Table 2. The first two natural frequencies f_n1 and f_n2 as a function of the masses M₃, M₄ and M₂, the distance L_E and the areas A_Bx, A_BT for M₁ = 300 tons.

LE (m)	M3, M4 (tons)	M2 (tons)	ABx = ABT = 2.12 m2		ABx = ABT = 4 m2
			fn1 (Hz)	fn2 (Hz)	fn1 (Hz)	fn2 (Hz)
130	250	838	0.0220	0.0703	0.0302	0.0761
		535	0.0258	0.0703	0.0355	0.0761
200		838	0.0220	0.0806	0.0302	0.0857
		535	0.0258	0.0806	0.0355	0.0857
130	150	535	0.0277	0.0776	0.0379	0.0839
200			0.0277	0.0890	0.0380	0.0946

. It is found that the larger the cross-sectional areas of pontoon A_Bx and A_BT, the higher the natural frequencies of the system. The larger the masses of pontoon M₃ and M₄, the lower the natural frequencies of the system. The larger the mass of turbine M₂, the lower the first natural frequency of the system. However, the effect of the mass of turbine M₂ on the second natural frequency of the system is negligible. The larger the distance between the turbine and the floating platform L_E, the higher the second natural frequency of the system. However, the effect of the distance L_E on the first natural frequency of the system is negligible.

4. Conclusions

This paper studies the safe design of a mooring system for an ocean current generator that is working under the impact of typhoon waves. Two mooring designs are investigated, and one safe and feasible mooring system is proposed. The proposed mooring design can stabilize the turbine and platform around a certain predetermined water depth, thereby, maintaining the stability and safety of the ocean current generator. The effects of several parameters on the dynamic response under irregular wave impact were discovered as follows:

(1)

Considering the first mooring configuration, the diving depth L_D of the turbine is fixed at 60 m. When the diving depth of the floating platform L_C =150 m, the dynamic tension is significantly less than the fracture strength T_Fracture of rope, and it is far from the resonance. Moreover, because the diving depth L_D of the turbine is far from the depth L_C of the floating platform, the floating platform does not interrupt the turbine water flow. Because the floating platform is a structure without a rotating mechanism in it, such as the rotating blade of a turbine, the water-proof at the depth of 150 m under sea surface is easily constructed.
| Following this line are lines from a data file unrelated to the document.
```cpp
namespace {
struct TmpWork {
    Work w;
    int rc;
    TmpWork(int nh, int nw, int k) { rc = w.init(nh, nw, k); }
    ~TmpWork() { (void)hipDeviceSynchronize(); w.release(); }
};
struct DevBuf {
    float *p = nullptr;
    int alloc(size_t floats) { HIPCHK(hipMalloc((void **)&p, floats * 4)); return STCN_OK; }
    ~DevBuf() { if (p) { (void)hipDeviceSynchronize(); (void)hipFree(p); } }
};
ConvW test_convw(int Cin, int Cout, int KH, int KW) {
    ConvW cw;
    cw.cout = Cout; cw.cin = Cin; cw.cin_p = Cin; cw.kh = KH; cw.kw = KW;
    cw.K = KH * KW * Cin; cw.Kp = (cw.K + 31) / 32 * 32;
    return cw;
}
size_t test_wino_v_floats(int B, int OH, int OW, int Cin) {
    const size_t v2 = (size_t)16 * Cin * (((size_t)B * ((OH + 1) / 2) * ((OW + 1) / 2) + 63) / 64 * 64);
    const size_t v4 = (size_t)36 * Cin * (((size_t)B * ((OH + 3) / 4) * ((OW + 3) / 4) + 127) / 128 * 128);
    return v2 > v4 ? v2 : v4;
}
struct ConvRig {
    Model m;
    Work w;
    DevBuf wv, ws;
    ~ConvRig() { (void)hipDeviceSynchronize(); for (void *p : m.allocs) (void)hipFree(p); }
    int init(ConvW cw, const std::vector<float> *hw, bool f4, int B, int OH, int OW, size_t slab_floats) {
        if (hw) {
            RC(make_wino(m, cw, *hw));
            RC(make_wino_fusion12(m, cw, *hw));
            if (f4) RC(make_wino4(m, cw, *hw));
            w.wino_v_floats = test_wino_v_floats(B, OH, OW, cw.cin_p);
            RC(wv.alloc(w.wino_v_floats));
            w.wino_v = wv.p;
        }
        m.conv["t"] = cw;
        w.splitk_floats = slab_floats;
        RC(ws.alloc(w.splitk_floats));
        w.splitk = ws.p;
        return STCN_OK;
    }
};
int plan_test_conv(int B, int H, int W, int Cin, int Cout, int K, int stride, int flags, int splitk, ConvP &p, ConvPlan &pl) {
    static float buf[4];
    Model m;
    ConvW cw = test_convw(Cin, Cout, K, K);
    cw.w = cw.bias = buf;
    const int OH = (H + 2 * (K / 2) - K) / stride + 1, OW = (W + 2 * (K / 2) - K) / stride + 1;
    Work w;
    if (K == 3 && stride == 1) {
        if (wants_wino(cw) || wants_wino_fusion12(cw)) cw.wino_u = buf;
        if (flags & 4) { if (wants_wino4(cw)) cw.wino4_u = buf; m.wino4_min_wg = 0; }
        w.wino_v_floats = test_wino_v_floats(B, OH, OW, Cin);
        w.wino_v = buf;
// ... 370 lines not shown
```

eva_vos_amd/csrc/kernels.h:

```cpp
#pragma once
#include <hip/hip_runtime.h>
#include <stdint.h>

#include <cstdlib>

#include "../../include/stcn_hip.h"

namespace stcn {

struct FastDiv {
    unsigned magic, shift, d;
};
static inline FastDiv fastdiv_make(unsigned d) {
    FastDiv f{0, 0, d};
    if (d <= 1) return f;
    unsigned s = 0;
    while ((1ull << s) < d) ++s;
    f.magic = (unsigned)(((1ull << (31 + s)) / d) + 1);
    f.shift = s - 1;
    return f;
}
#if defined(__HIPCC__)
__device__ __forceinline__ int fastdiv(int x, const FastDiv f) {
    return f.d <= 1 ? x : (int)(__umulhi((unsigned)x, f.magic) >> f.shift);
// ... 3 lines not shown
    return (xcd < r8 ? xcd * (q8 + 1) : r8 * (q8 + 1) + (xcd - r8) * q8) + (bid >> 3);
}
#endif

static inline int env_int(const char *name, int dflt) { const char *e = getenv(name); return e ? atoi(e) : dflt; }
static inline bool env_on(const char *name, bool dflt = true) { return env_int(name, dflt) != 0; }
int device_cus();
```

Therefore, this mooring configuration is safe and feasible;

(2)

Considering the second mooring configuration, the diving depth L_C of the floating platform is fixed at 60 m. When the diving depth L_D of the floating platform is larger than the diving depth L_C, there is no resonance point, but the dynamic tension $T_{Ad,max}$ of rope A is obviously larger than that of the first method and close to the fracture strength T_Fracture. It is found [32] that, for the Kuroshio current on the eastern coast of Taiwan, the greater the depth under the sea surface, the lower the current flow rate. The ratio of the potential power generation of the diving depth of the turbine L_D = 30 m to that of L_D = 150 m is about 4.85. Moreover, because there are the rotating blades of the turbine, the water-proof at the higher pressure under sea surface is difficult to construct. Therefore, the second mooring configuration is not recommended;

(3)

The larger the area of pontoons A_BX and A_TX, the larger the maximum dynamic tensions, especially for $T_{\mathrm{A}d,max}$;

(4)

For the first mooring configuration, if the weight of the pontoon is too low, the dynamic displacement of the system is too intense, resulting in the excessive dynamic tension of the rope;

(5)

The effect of the buffer springs on the dynamic tensions of the first mooring configuration is slight.

The coupled translational and rotational motions will be studied in another manuscript. Moreover, the transient response of the system subjected to impact force will be investigated in the future.